During the interactive process, you, as the employer, need to discuss the employee’s request so that you may better understand why the disability might necessitate the employee working at home. During the process, the employee must explain what limitations of their disability make it difficult to do the job in the workplace or the field (as required), and how the job could still be performed from the employee’s home.  Additionally, you may request information about the individual’s medical condition (including reasonable documentation) if it is unclear whether it is a “disability” as defined by the ADA. The employer and employee may wish to discuss other types of accommodations that would allow the person to remain full-time in the workplace.
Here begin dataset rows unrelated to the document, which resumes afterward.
__device__ __forceinline__ i32x4 make_rsrc(const void* p, unsigned bytes) {
    const unsigned long long a = (unsigned long long)p;
    return i32x4{(int)(unsigned)a, (int)((unsigned)(a >> 32) & 0xFFFFu), (int)bytes, 0x00020000};
}
__device__ __forceinline__ void blds16(int voff, i32x4 rsrc, int soff, unsigned lds_wave_base) {
    asm volatile("s_mov_b32 m0, %3\n\ts_nop 0\n\tbuffer_load_dwordx4 %0, %1, %2 offen lds" ::"v"(voff), "s"(rsrc), "s"(soff), "s"(lds_wave_base) : "memory");
}
__device__ __forceinline__ void blds16_uniform(int voff, i32x4 rsrc, int soff, unsigned lds_wave_base) {
    asm volatile("" : "+s"(soff));
    rsrc = i32x4{__builtin_amdgcn_readfirstlane(rsrc[0]), __builtin_amdgcn_readfirstlane(rsrc[1]), __builtin_amdgcn_readfirstlane(rsrc[2]),
                 __builtin_amdgcn_readfirstlane(rsrc[3])};
    asm volatile("s_mov_b32 m0, %3\n\ts_nop 0\n\tbuffer_load_dwordx4 %0, %1, %2 offen lds" ::"v"(voff), "s"(rsrc), "s"(soff), "s"(lds_wave_base) : "memory");
}
template <typename V> __device__ __forceinline__ void bload16(V& dst, int voff, i32x4 rsrc, int soff) {
    asm volatile("buffer_load_dwordx4 %0, %1, %2, %3 offen" : "=v"(dst) : "v"(voff), "s"(rsrc), "s"(soff) : "memory");
}
template <typename V> __device__ __forceinline__ void bload16_pinned(V& dst, int voff, i32x4 rsrc, int soff) {
    asm volatile("" : "+s"(soff));
    asm volatile("buffer_load_dwordx4 %0, %1, %2, %3 offen" : "=v"(dst) : "v"(voff), "s"(rsrc), "s"(soff) : "memory");
}
template <int N> __device__ __forceinline__ void vm_wait() { asm volatile("s_waitcnt vmcnt(%0)" ::"n"(N) : "memory"); }

__device__ __forceinline__ void store_guard() {
    __builtin_amdgcn_sched_barrier(0);
    asm volatile("s_nop 0");
    __builtin_amdgcn_sched_barrier(0);
}

__device__ __forceinline__ int frag_row(int r, int hsel) { return (r & 3) + 8 * (r >> 2) + 4 * hsel; }

__device__ __forceinline__ float gelu_f(float h) { return 0.5f * h * (1.f + erff(h * 0.70710678118654752f)); }
__device__ __forceinline__ float gelu_grad_f(float h) {
    return 0.5f * (1.f + erff(h * 0.70710678118654752f)) + h * 0.3989422804014327f * expf(-0.5f * h * h);
}
__device__ __forceinline__ float half_sum(float v) {
    v += __shfl_xor(v, 16); v += __shfl_xor(v, 8); v += __shfl_xor(v, 4); v += __shfl_xor(v, 2); v += __shfl_xor(v, 1);
    return v;
}
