__device__ __forceinline__ void block_header(BlkTabs &T, HdrScratch &H, const uint32_t *pay, uint32_t base_bit, uint32_t *toks, uint32_t cap, bool &last,
                                          uint64_t *stamps, int blk, bool one_header = false)
{
    const int lane = threadIdx.x & 63;
    uint32_t pos = uni(T.pos), ntok = uni(T.ntok), err = ST_OK;
    const uint32_t end = uni(T.end);
    bool go = false;
    while (!last && err == ST_OK && !go) {
        if (pos + 3u > end) { err = ST_BAD_STREAM; break; }
        const uint32_t h = uni(peek32(pay, pos));
        last = (h & 1u) != 0;
        const uint32_t type = (h >> 1) & 3u;
        pos += 3;
        if (type == 0) {
            pos = (pos + 7u) & ~7u;
            if (pos + 32u > end) { err = ST_BAD_STREAM; break; }
            const uint32_t v = uni(peek32(pay, pos));
            const uint32_t len = v & 0xFFFFu;
            if (((v >> 16) ^ len) != 0xFFFFu) { err = ST_BAD_STREAM; break; }
            pos += 32;
            if (pos + len * 8u > end) { err = ST_BAD_STREAM; break; }
            const uint32_t off = (pos - base_bit) >> 3;
            const uint32_t pieces = (len + RAW_PIECE - 1u) / RAW_PIECE;
            if (ntok + pieces > cap) { err = ST_BAD_STREAM; break; }
            if ((uint32_t)lane < pieces) {
                const uint32_t o = (uint32_t)lane * RAW_PIECE;
                toks[ntok + (uint32_t)lane] = TOK_RAW | (min(len - o, RAW_PIECE) << 17) | (off + o);
            }
            ntok += pieces;
            pos += len * 8u;
            if (one_header) break;
            continue;
        }
        if (type == 3) { err = ST_BAD_STREAM; break; }
        int nlen = 288, ndist = 32;
        wave_sync();
        if (type == 1) {
            for (int i = lane; i < 320; i += 64) H.lens[i] = i < 144 ? 8 : i < 256 ? 9 : i < 280 ? 7 : i < 288 ? 8 : 5;
        } else {
            if (pos + 14u > end) { err = ST_BAD_STREAM; break; }
            const uint32_t hh = uni(peek32(pay, pos));
            nlen = (int)(hh & 31u) + 257;
            ndist = (int)((hh >> 5) & 31u) + 1;
            const int ncode = (int)((hh >> 10) & 15u) + 4;
            pos += 14;
            if (nlen > 286 || ndist > 30) { err = ST_BAD_STREAM; break; }
            if (lane < 19) H.cll[lane] = 0;
            wave_sync();
            for (int i0 = 0; i0 < ncode; i0 += 8) {
                const uint32_t v = uni(peek32(pay, pos + (uint32_t)i0 * 3u));
                const int k = i0 + lane;
                if (lane < 8 && k < ncode) H.cll[CL_ORDER[k]] = (uint8_t)((v >> (3 * lane)) & 7u);
            }
            pos += (uint32_t)ncode * 3u;
            if (uni(build_table<1, CL_ROOT>(H.cll, 19, H.cnt_cl, H.sym_cl, T.dt, K_CODELEN, H.rs + 4) ? 1u : 0u) == 0u) { err = ST_BAD_STREAM; break; }
            for (int i = lane; i < 320; i += 64) H.lens[i] = 0;
            uint32_t *const P = T.ll;
            uint32_t got = 0, prev = 0;
            const uint32_t total = (uint32_t)(nlen + ndist);
            bool first = true;
            while (got < total && err == ST_OK) {
                wave_sync();
#pragma unroll 2
                for (int o = lane; o < CL_SLAB + 16; o += 64) {
                    const uint32_t v = peek32(pay, pos + (uint32_t)o);
                    const uint32_t e = T.dt[v & ((1u << CL_ROOT) - 1u)];
                    const uint32_t nb = e & 15u, sym = e >> 16;
                    const uint32_t x = v >> nb;
                    const uint32_t eb = sym < 16u ? 0u : sym == 16u ? 2u : sym == 17u ? 3u : 7u;
                    const uint32_t rep = sym < 16u ? 1u : sym == 18u ? 11u + (x & 127u) : 3u + (x & (sym == 16u ? 3u : 7u));
                    const uint32_t val = sym <= 16u ? sym : 0u;
                    P[o] = nb && o < CL_SLAB ? (nb + eb) | (rep << 4) | (val << 12) : 0u;
                }
                wave_sync();
                uint16_t *const J = reinterpret_cast<uint16_t *>(T.long_ll);
                static_assert(sizeof(T.long_ll) >= 512 * sizeof(uint16_t) && CL_SLAB + 16 <= 512, "the doubling table borrows the long-code table's LDS");
#pragma unroll
                for (int i = 0; i < 8; ++i) {
                    const uint32_t at0 = (uint32_t)lane + 64u * i;
                    const uint32_t e0 = at0 < (uint32_t)CL_SLAB + 16u ? P[at0] : 0u;
                    J[at0] = (uint16_t)(e0 ? at0 + (e0 & 15u) : at0);
                }
                wave_sync();
                uint32_t pm[5];
                pm[0] = 0;
#pragma unroll
                for (int k = 0; k < 6; ++k) {
                    if (((uint32_t)lane >> k) & 1u) pm[0] = J[pm[0]];
                    uint32_t t8[8];
#pragma unroll
                    for (int i = 0; i < 8; ++i) t8[i] = J[lane + 64 * i];
#pragma unroll
                    for (int i = 0; i < 8; ++i) t8[i] = J[t8[i]];
                    wave_sync();
#pragma unroll
                    for (int i = 0; i < 8; ++i) J[lane + 64 * i] = (uint16_t)t8[i];
                    wave_sync();
                }
#pragma unroll
                for (int m = 1; m < 5; ++m) pm[m] = J[pm[m - 1]];
                uint32_t o = 0;
                bool stopped = false;
#pragma unroll
                for (int m = 0; m < 5; ++m) {
                    if (!(got < total && err == ST_OK && !stopped)) break;
                    uint32_t mine = P[pm[m]];
                    const unsigned long long zmask = __ballot(mine == 0);
                    const uint32_t nv = zmask ? (uint32_t)__builtin_ctzll(zmask) : 64u;
                    if ((uint32_t)lane >= nv) mine = 0;
                    uint32_t rep = (mine >> 4) & 255u;
                    const uint32_t incl0 = wave_scan_add(rep);
                    const unsigned long long reach = __ballot(mine != 0 && got + incl0 >= total);
                    const uint32_t n_take = reach ? min(nv, (uint32_t)__builtin_ctzll(reach) + 1u) : nv;
                    if ((uint32_t)lane >= n_take) { mine = 0; rep = 0; }
                    const uint32_t v = mine >> 12;
                    const uint32_t at = got + incl0 - ((mine >> 4) & 255u);
                    const uint32_t named = wave_scan_max(mine != 0 && v != 16u ? (uint32_t)lane + 1u : 0u);
                    const uint32_t theirs = (uint32_t)__builtin_amdgcn_ds_bpermute((int)((named - 1u) << 2), (int)v);
                    const uint32_t val = named ? theirs : prev;
                    if (__ballot(mine != 0 && (at + rep > total || (first && lane == 0 && v == 16u)))) { err = ST_BAD_STREAM; break; }
                    if (mine != 0 && val != 0) {
#pragma unroll
                        for (uint32_t i = 0; i < 6; ++i)
                            if (i < rep) H.lens[at + i] = (uint8_t)val;
                    }
                    if (n_take) {
                        prev = (uint32_t)__builtin_amdgcn_readlane((int)val, (int)(n_take - 1u));
                        got += (uint32_t)__builtin_amdgcn_readlane((int)incl0, (int)(n_take - 1u));
                        o = (uint32_t)__builtin_amdgcn_readlane((int)(pm[m] + (mine & 15u)), (int)(n_take - 1u));
                        first = false;
                    }
                    if (n_take < 64u && got < total) {
                        stopped = true;
                        o = (uint32_t)__builtin_amdgcn_readlane((int)pm[m], (int)n_take);
                        if (o < (uint32_t)CL_SLAB) err = ST_BAD_STREAM;
                    }
                }
                if (err == ST_OK && got < total && !stopped) err = ST_BAD_STREAM;
                pos += o;
                if (pos > end) err = ST_BAD_STREAM;
            }
            if (err != ST_OK) break;
            wave_sync();
            if (uni(H.lens[256]) == 0) { err = ST_BAD_STREAM; break; }
        }
        TCMI_STAMP(stamps, blk, 2);
        if (uni(build_table<5, LL_ROOT>(H.lens, nlen, H.cnt_ll, H.sym_ll, T.ll, K_LITLEN, H.rs) ? 1u : 0u) == 0u) { err = ST_BAD_STREAM; break; }
        if (uni(build_table<1, D_ROOT>(H.lens + nlen, ndist, H.cnt_d, H.sym_d, T.dt, K_DIST, H.rs + 2) ? 1u : 0u) == 0u) { err = ST_BAD_STREAM; break; }
        build_long<LL_ROOT>(H.cnt_ll, H.sym_ll, H.rs, K_LITLEN, T.long_ll, T.lim_ll, T.fb_ll);
        build_long<D_ROOT>(H.cnt_d, H.sym_d, H.rs + 2, K_DIST, T.long_d, T.lim_d, T.fb_d);
        if (pos >= end) { err = ST_BAD_STREAM; break; }
        go = true;
        TCMI_STAMP(stamps, blk, 3);
    }
    wave_sync();
    if (lane == 0) { T.pos = pos; T.ntok = ntok; T.err = err; T.go = go && err == ST_OK ? 1u : 0u; T.last = last ? 1u : 0u; }
}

However, in some situations, working at home may be the only effective option for an employee with a disability.  Similarly, there are certainly situations where a reduced schedule or a flexible schedule have been found to be reasonable accommodations.

 

In any case, if you ultimately determine that continuing to allow this employee to WFH with a reduced schedule creates an undue hardship, then you may not need to provide the accommodations.  However, keep in mind that generalized conclusions will not suffice to support a claim of undue hardship. Instead, undue hardship must be based on an individualized assessment of current circumstances that show that a specific reasonable accommodation would cause significant difficulty or expense. Further, if an employer determines that one particular reasonable accommodation will cause undue hardship, but a second type of reasonable accommodation will be effective and will not cause an undue hardship, then the employer must provide the second accommodation.

 

So if that is ultimately your decision, then it’s highly suggested to carefully document your decision-making process. Take time to document the reasoning behind the decision and the factors that create the undue burden. Unfortunately, the details of those decisions depend heavily on the workplace, accommodations previously provided to other employees, and the specific employee in question, none of which can be fully assessed in this format.